I’ve topped the wind-swept heights with easy grace

Where never lark, or ever eagle flew

And, while with silent lifting mind I’ve trod,

The high, untrespassed sanctity of space,

Put out my hand … and touched the face of God.’

Scout sighed. ‘That’s a good one,’ she said. ‘What happened to John the poet?’

‘John died in the war, angel. Just after finishing that poem.’

She thought about it.

And then she was tired of thinking about it.

‘I need to brush my teeth now.’

‘You go and do that and I’ll call you again tomorrow.’

‘How’s Stan?’

This was going to be hard.

This was going to be the hardest thing of all.

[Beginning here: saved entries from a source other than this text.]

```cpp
extern "C" int lzx_test_get_shape(lzx_handle c, const char *name, int64_t *value)
{
    if (!c || !name || !value) LZX_FAIL(LZX_ERR_ARG, "lzx_test_get_shape: bad argument");
    if (!strcmp(name, "gather_items_dealt")) *value = c->pb ? c->pb_n_static : 0;
    else if (!strcmp(name, "gather_items_drawn")) *value = c->pb ? c->pb_n_dyn : 0;
    else if (!strcmp(name, "gather_workgroups")) *value = c->pb ? c->pb_gather_grid : 0;
    else if (!strcmp(name, "placement_tried")) *value = c->place_tried;
    else if (!strcmp(name, "placement_kept")) *value = c->place_kept;
    else if (!strcmp(name, "start_vector_was_constant")) *value = c->x0_was_constant ? 1 : 0;
    else if (!strcmp(name, "finish_deferrable")) *value = c->pb && c->pb_defer_ok ? 1 : 0;
    else if (!strcmp(name, "finish_launched")) *value = c->pb && c->pb_finish_grid ? 1 : 0;
    else if (!strncmp(name, "placement_us_", 13) && name[13] >= '0' && name[13] <= '7' && !name[14]) *value = (int64_t)(c->place_ms[name[13] - '0'] * 1e3f);
    else LZX_FAIL(LZX_ERR_ARG, "lzx_test_get_shape: unknown shape '%s'", name);
    return LZX_OK;
}

extern "C" int lzx_test_allreduce_latency(lzx_handle c, uint32_t reps, double *us_each)
{
    if (!c || !us_each || reps == 0) LZX_FAIL(LZX_ERR_ARG, "lzx_test_allreduce_latency: bad argument");
    if (c->comm_kind < 2 || !lzx_exchanges(c)) LZX_FAIL(LZX_ERR_STATE, "lzx_test_allreduce_latency: needs a one-process-per-rank communicator");
    std::vector<lzx_ctx *> cs(1, c);
    LZX_HIP(hipSetDevice(c->device));
    LZX_HIP(hipMemsetAsync(c->d_scal, 0, sizeof(double) * 2, c->stream));
    for (u32 i = 0; i < 5; ++i) LZX_TRY(lzx_comm_allreduce_sum(cs, 0, 2));
    LZX_HIP(hipEventRecord(c->ev_a, c->stream));
    for (u32 i = 0; i < reps; ++i) LZX_TRY(lzx_comm_allreduce_sum(cs, 0, 2));
    LZX_HIP(hipEventRecord(c->ev_b, c->stream));
    LZX_HIP(hipStreamSynchronize(c->stream));
    LZX_TRY(lzx_comm_ipc_check(c));
    float ms = 0.f;
    LZX_HIP(hipEventElapsedTime(&ms, c->ev_a, c->ev_b));
    *us_each = (double)ms * 1e3 / reps;
    return LZX_OK;
}
// ... 1181 lines not shown
```

### msc-hpc-final-project_amd/csrc/lzx_internal.h

```cpp
#pragma once

#include <hip/hip_runtime.h>

#include <algorithm>
#include <chrono>
#include <cmath>
#include <cstdarg>
#include <cstdint>
#include <cstdio>
#include <vector>

#include "lzx.h"

typedef uint32_t u32;
typedef uint64_t u64;

void lzx_set_error(const char *fmt, ...);
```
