#ifndef CLFA_LDNT
#define CLFA_LDNT " nt"
#endif
#ifndef CLFA_STNT
#define CLFA_STNT " nt"
#define CLFA_ST_AUX 2
#endif
typedef unsigned u32x2 __attribute__((ext_vector_type(2)));
typedef float f4 __attribute__((ext_vector_type(4)));
typedef float f32x32 __attribute__((ext_vector_type(32)));

constexpr int kN = 65536;
constexpr int kLdsBlk = 3, kGlbBlk = 1, kVgprBlk = 4, kAgprBlk = 8;
constexpr int kVgprFirst = kLdsBlk + kGlbBlk, kAgprFirst = kVgprFirst + kVgprBlk;
static_assert(kAgprFirst + kAgprBlk == 16, "16 row blocks");

template <int I> __device__ __forceinline__ void acc_write(float v) {
  asm volatile("v_accvgpr_write_b32 a[%0], %1" ::"n"(I), "v"(v));
}
template <int I> __device__ __forceinline__ float acc_read() {
  float v;
// ... 84 lines not shown
__device__ __forceinline__ void res_load_land(const cpx *base, int voff) {
  const __amdgpu_buffer_rsrc_t r = res_rsrc(base);
  res_load_land8<0>(r, voff);
  res_load_land8<8>(r, voff);
}
__device__ __forceinline__ void res_land_fetch(cpx (&v)[16]) {
  asm volatile("v_mov_b64 %0, v[224:225]\n\tv_mov_b64 %1, v[226:227]\n\tv_mov_b64 %2, v[228:229]\n\tv_mov_b64 %3, v[230:231]\n\t"
               "v_mov_b64 %4, v[232:233]\n\tv_mov_b64 %5, v[234:235]\n\tv_mov_b64 %6, v[236:237]\n\tv_mov_b64 %7, v[238:239]"
               : "=v"(v[0]), "=v"(v[1]), "=v"(v[2]), "=v"(v[3]), "=v"(v[4]), "=v"(v[5]), "=v"(v[6]), "=v"(v[7]));
  asm volatile("v_mov_b64 %0, v[240:241]\n\tv_mov_b64 %1, v[242:243]\n\tv_mov_b64 %2, v[244:245]\n\tv_mov_b64 %3, v[246:247]\n\t"
               "v_mov_b64 %4, v[248:249]\n\tv_mov_b64 %5, v[250:251]\n\tv_mov_b64 %6, v[252:253]\n\tv_mov_b64 %7, v[254:255]"
               : "=v"(v[8]), "=v"(v[9]), "=v"(v[10]), "=v"(v[11]), "=v"(v[12]), "=v"(v[13]), "=v"(v[14]), "=v"(v[15]));
}
template <int N> __device__ __forceinline__ void res_wait_vm() {
  static_assert(N == 0 || N == 1 || N == 2 || N == 16 || N == 32 || N == 48, "");
  if constexpr (N == 1) asm volatile("s_waitcnt vmcnt(1)" ::: "memory");
  if constexpr (N == 2) asm volatile("s_waitcnt vmcnt(2)" ::: "memory");
  if constexpr (N == 48) asm volatile("s_waitcnt vmcnt(48)" ::: "memory");
  if constexpr (N == 0) asm volatile("s_waitcnt vmcnt(0)" ::: "memory");
  if constexpr (N == 16) asm volatile("s_waitcnt vmcnt(16)" ::: "memory");
  if constexpr (N == 32) asm volatile("s_waitcnt vmcnt(32)" ::: "memory");
}
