# TomClabault/RayTracerCPP

Measured on NVIDIA B200. Metric: Mrays/s (primary+shadow), higher is better.
Workload: dtype f32

## Files before the change

### include/rtb200.h

```cpp
#ifndef RTB200_H
#define RTB200_H

#include <stddef.h>
#include <stdint.h>

#ifdef __cplusplus
extern "C" {
#endif

typedef struct RtContext RtContext;

typedef enum RtStatus {
    RT_OK = 0,
    RT_ERR_INVALID = -1,
    RT_ERR_CUDA = -2,
    RT_ERR_STATE = -3,
    RT_ERR_UNSUPPORTED = -4
} RtStatus;

typedef struct RtMaterial {
    float ambient_coeff[3];
    float diffuse[3];
    float specular[3];
    float emission[3];
// ... 44 lines not shown
    float ssao_amount;
    int32_t enable_clipping;
} RtSettings;

enum {
    RT_TEX_AO = 0,
    RT_TEX_DIFFUSE = 1,
    RT_TEX_NORMAL = 2,
    RT_TEX_ROUGHNESS = 3,
    RT_TEX_SKYSPHERE = 4,
    RT_TEX_SKYBOX_RIGHT = 5,
    RT_TEX_SKYBOX_LEFT = 6,
    RT_TEX_SKYBOX_TOP = 7,
    RT_TEX_SKYBOX_BOTTOM = 8,
    RT_TEX_SKYBOX_BACK = 9,
    RT_TEX_SKYBOX_FRONT = 10,
    RT_TEX_DISPLACEMENT = 11,
    RT_TEX_COUNT = 12
};

typedef struct RtRenderStats {
    uint64_t primary_rays;
    uint64_t shadow_rays;
    uint64_t reflection_rays;
    uint64_t reflection_shadow_rays;
    uint64_t primary_hits;
    uint32_t kernel_launches;
    float    device_ms;
    float    trace_primary_ms;
    float    shade_ms;
    float    reflect_ms;
    float    compact_ms;
    float    resolve_ms;
    uint64_t primary_volume_tests, primary_triangle_tests;
    uint64_t shadow_volume_tests, shadow_triangle_tests;
    uint64_t reflection_volume_tests, reflection_triangle_tests;
    uint64_t traced_primary_rays;
    uint64_t primary_fetched_bytes, shadow_fetched_bytes, reflection_fetched_bytes;
} RtRenderStats;

typedef struct RtBvhInfo {
    uint64_t triangles;
    uint64_t nodes;
    uint64_t leaves;
    uint64_t empty_leaves;
    uint64_t interior;
    uint32_t max_depth_reached;
    uint32_t max_leaf_size;
    uint64_t child_records;
    uint64_t device_bytes;
    double   build_ms;
    double   upload_ms;
} RtBvhInfo;

void rt_default_settings(RtSettings* s);
uint32_t rt_pixel_seed(uint32_t pixel_index, uint32_t rng_seed);

int rt_create(int device, RtContext** out);
void rt_destroy(RtContext* ctx);
const char* rt_last_error(const RtContext* ctx);

enum {
    RT_OPT_COUNT_WORK = 0,
    RT_OPT_CHUNK_PIXELS = 1,
    RT_OPT_REFILL_PRIMARY = 3,
    RT_OPT_REFILL_SHADE = 4,
    RT_OPT_TRI_BATCH = 5,
    RT_OPT_PACKETS = 6,
    RT_OPT_PACKET_ROUNDS = 7,
    RT_OPT_PRIMARY_ROUNDS = 11,
    RT_OPT_ITEM_ROUNDS = 10,
    RT_OPT_ITEM_PASSES = 16,
    RT_OPT_FUSED_ITEMS = 12,
    RT_OPT_TOP_TABLE = 13,
    RT_OPT_DEVICE_BUILD = 15,
    RT_OPT_SHADOW_SORT = 14,
    RT_OPT_SCREEN_CULL = 8,
    RT_OPT_LANES = 9,
    RT_OPT_PACKET_CULL = 19,
    RT_OPT_FAN_LANES = 20,
    RT_OPT_GRAPH = 18,
    RT_OPT_RASTER_UNITS = 17,
    RT_OPT_LIGHT_CULL = 21,
    RT_OPT_LEAF_SPLIT = 2
};
int rt_set_option(RtContext* ctx, int option, int64_t value);
int rt_set_host_threads(int n);
int rt_set_stream(RtContext* ctx, void* cuda_stream);

int rt_set_triangles(RtContext* ctx, const float* xyz9, const float* uv6, const int32_t* mat, size_t n);

int rt_build_bvh(RtContext* ctx, int max_depth, int leaf_max_obj_count);
int rt_bvh_info(const RtContext* ctx, RtBvhInfo* out);

int rt_transform_triangles(RtContext* ctx, const float m[16], int max_depth, int leaf_max_obj_count);

typedef struct RtObjMesh RtObjMesh;
int rt_obj_load(const char* path, const float transform[16], int32_t current_material_count, RtObjMesh** out, char* err, size_t err_cap);
void rt_obj_free(RtObjMesh* mesh);
size_t rt_obj_triangle_count(const RtObjMesh* mesh);
size_t rt_obj_material_count(const RtObjMesh* mesh);
const float* rt_obj_xyz9(const RtObjMesh* mesh);
const float* rt_obj_uv6(const RtObjMesh* mesh);
const int32_t* rt_obj_material_indices(const RtObjMesh* mesh);
const RtMaterial* rt_obj_materials(const RtObjMesh* mesh);
const char* rt_obj_material_name(const RtObjMesh* mesh, size_t i);
void rt_precompute_materials(RtMaterial* mats, size_t n);

int rt_set_materials(RtContext* ctx, const RtMaterial* mats, size_t n);

int rt_add_sphere(RtContext* ctx, const float center[3], float radius, int32_t mat_index);
int rt_add_plane(RtContext* ctx, const float point[3], const float normal[3], int32_t mat_index);
int rt_clear_analytic_shapes(RtContext* ctx);

int rt_set_texture_f32(RtContext* ctx, int slot, const float* rgba, int width, int height);
int rt_set_texture_u8(RtContext* ctx, int slot, const uint8_t* rgba, int width, int height);
int rt_clear_texture(RtContext* ctx, int slot);

int rt_set_camera(RtContext* ctx, const float proj_inv[16], const float cam_to_world[16], const float position[3]);
void rt_perspective_inverse(float fov, float aspect, float znear, float zfar, float proj_inv_out[16]);
void rt_invert_transform(const float m[16], float out[16]);
void rt_transform_point(const float m[16], const float p[3], float out[3]);

int rt_set_projection(RtContext* ctx, float fov, float aspect, float znear, float zfar);

int rt_set_light(RtContext* ctx, const float position[3]);

int rt_render(RtContext* ctx, const RtSettings* settings, uint32_t* argb_out, RtRenderStats* stats);

int rt_render_device(RtContext* ctx, const RtSettings* settings, uint32_t* d_argb_out,
                     int tile_size, int tile_mod, int tile_rem, RtRenderStats* stats);

int rt_render_device_begin(RtContext* ctx, const RtSettings* settings, uint32_t* d_argb_out,
                           int tile_size, int tile_mod, int tile_rem);
int rt_render_device_end(RtContext* ctx, RtRenderStats* stats);

#define RT_FRAME_HANDLE_BYTES 64
int rt_frame_alloc(RtContext* ctx, size_t bytes, void** d_ptr_out, unsigned char handle_out[RT_FRAME_HANDLE_BYTES]);
int rt_frame_open(RtContext* ctx, const unsigned char handle[RT_FRAME_HANDLE_BYTES], void** d_ptr_out);
int rt_frame_close(RtContext* ctx, void* d_ptr);
int rt_frame_free(RtContext* ctx, void* d_ptr);

int rt_frame_to_host(RtContext* ctx, const uint32_t* d_frame, uint32_t* host_out, size_t n_pixels);

int rt_tile_count(const RtSettings* settings, int tile_size, int tile_mod, int tile_rem);
int rt_pack_tiles(RtContext* ctx, const RtSettings* settings, const uint32_t* d_frame, uint32_t* d_staging,
                  int tile_size, int tile_mod, int tile_rem);
int rt_unpack_tiles(RtContext* ctx, const RtSettings* settings, uint32_t* d_frame, const uint32_t* d_staging,
                    int tile_size, int tile_mod, int tile_rem);

int rt_unpack_gathered(RtContext* ctx, const RtSettings* settings, uint32_t* d_frame, const uint32_t* d_gathered,
                       int tile_size, int tile_mod, int self_rem);

int rt_intersect(RtContext* ctx, const float* o3, const float* d3, size_t n,
                 int32_t* tri_id, float* t, float* u, float* v);

int rt_occluded(RtContext* ctx, const float* p3, const float* n3, size_t n, uint8_t* occluded);

int rt_generate_primary_rays(RtContext* ctx, const RtSettings* settings, float* o3, float* d3);

int rt_resolve_ssaa(RtContext* ctx, const uint32_t* argb_in, int width, int height, int factor, uint32_t* argb_out);

#ifdef __cplusplus
}
#endif
#endif
// ... 1 lines not shown
```

### raytracercpp_b200/api.py

```python
from __future__ import annotations

import ctypes as C
from pathlib import Path

import numpy as np

PKG = Path(__file__).resolve().parent
LIB_PATH = PKG / "librtb200.so"

RT_OK, RT_ERR_INVALID, RT_ERR_CUDA, RT_ERR_STATE, RT_ERR_UNSUPPORTED = 0, -1, -2, -3, -4
RT_SHADING, RT_ABS_NORMALS_SHADING, RT_PASTEL_NORMALS_SHADING, RT_BARYCENTRIC_COORDINATES_SHADING, RT_VISUALIZE_AO = range(5)
RT_TEX_AO, RT_TEX_DIFFUSE, RT_TEX_NORMAL, RT_TEX_ROUGHNESS, RT_TEX_SKYSPHERE = range(5)
RT_TEX_SKYBOX_RIGHT, RT_TEX_SKYBOX_LEFT, RT_TEX_SKYBOX_TOP, RT_TEX_SKYBOX_BOTTOM, RT_TEX_SKYBOX_BACK, RT_TEX_SKYBOX_FRONT = range(5, 11)
RT_TEX_DISPLACEMENT = 11
RT_OPT_COUNT_WORK, RT_OPT_CHUNK_PIXELS, RT_OPT_LEAF_SPLIT, RT_OPT_REFILL_PRIMARY, RT_OPT_REFILL_SHADE, RT_OPT_TRI_BATCH, RT_OPT_PACKETS = 0, 1, 2, 3, 4, 5, 6
RT_OPT_PACKET_ROUNDS, RT_OPT_SCREEN_CULL, RT_OPT_LANES, RT_OPT_ITEM_ROUNDS, RT_OPT_PRIMARY_ROUNDS, RT_OPT_FUSED_ITEMS, RT_OPT_TOP_TABLE, RT_OPT_SHADOW_SORT, RT_OPT_DEVICE_BUILD, RT_OPT_ITEM_PASSES = 7, 8, 9, 10, 11, 12, 13, 14, 15, 16
RT_OPT_RASTER_UNITS, RT_OPT_GRAPH, RT_OPT_PACKET_CULL, RT_OPT_FAN_LANES, RT_OPT_LIGHT_CULL = 17, 18, 19, 20, 21


class RtError(RuntimeError):
    def __init__(self, code: int, message: str):
        super().__init__(f"rtb200 error {code}: {message}")
        self.code = code
        self.message = message


class RtMaterial(C.Structure):
    _fields_ = [("ambient_coeff", C.c_float * 3), ("diffuse", C.c_float * 3), ("specular", C.c_float * 3),
                ("emission", C.c_float * 3), ("reflection", C.c_float), ("roughness", C.c_float), ("ns", C.c_float),
                ("specular_threshold", C.c_float)]


SETTINGS_FIELDS = [
    "image_width", "image_height", "enable_ssaa", "ssaa_factor", "hybrid_rasterization_tracing", "shading_method",
    "compute_shadows", "max_recursion_depth", "enable_bvh", "bvh_max_depth", "bvh_leaf_object_count", "enable_ssao",
    "enable_ambient", "enable_diffuse", "enable_specular", "enable_emissive", "rough_reflections_sample_count",
    "enable_ao_mapping", "enable_diffuse_mapping", "enable_normal_mapping", "enable_displacement_mapping",
    "enable_roughness_mapping", "enable_skysphere", "enable_skybox",
]


class RtSettings(C.Structure):
    _fields_ = [(n, C.c_int32) for n in SETTINGS_FIELDS] + [("rng_seed", C.c_uint32), ("displacement_mapping_strength", C.c_float),
                                                              ("parallax_mapping_steps", C.c_int32),
                                                              ("ssao_sample_count", C.c_int32), ("ssao_radius", C.c_float), ("ssao_amount", C.c_float),
                                                             ("enable_clipping", C.c_int32)]

    def copy(self) -> "RtSettings":
        out = RtSettings()
        C.memmove(C.byref(out), C.byref(self), C.sizeof(RtSettings))
        return out
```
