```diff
@@ -1764,6 +1852,7 @@
                 if (rho_int && rho_left < nxt) nxt = rho_left;
                 const bool ce = chk && chk_left == nxt, re = rho_int && rho_left == nxt;
                 const bool nd_last = ce || iter + nxt - 1 == max_iter || tlim;
+                begin_pass();
                 for (int t = 1;; t++) {
                     iterate(t == nxt ? nd_last : tlim);
                     if (tlim) {
```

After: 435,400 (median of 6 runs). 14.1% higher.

‘Stan’s sleeping now. He’s resting.’

‘Good. Here’s Mummy.’

I heard my ex-wife take the phone and felt her waiting until Scout had scampered up the stairs to brush her teeth. I could hear noises in the background. Family noises. Children getting ready for bed, music coming from somewhere. Some kind of late-night, chilled-out cocktail jazz that was not a perfect fit in a house full of young children.

These domestic noises fascinated me. I had never thought about my ex-wife’s home life. And now that Scout was living with her, I thought about it all the time.

Then Anne was on the line. ‘Do you have to read her a poem every night?’ she said.

I was dumbstruck.

‘Well, it’s our bedtime poem,’ I said, as if that explained everything. ‘Scout always has a poem before she sleeps.’ I thought about it, struggling to find a compromise. ‘I could buy Scout her own phone so that we don’t—’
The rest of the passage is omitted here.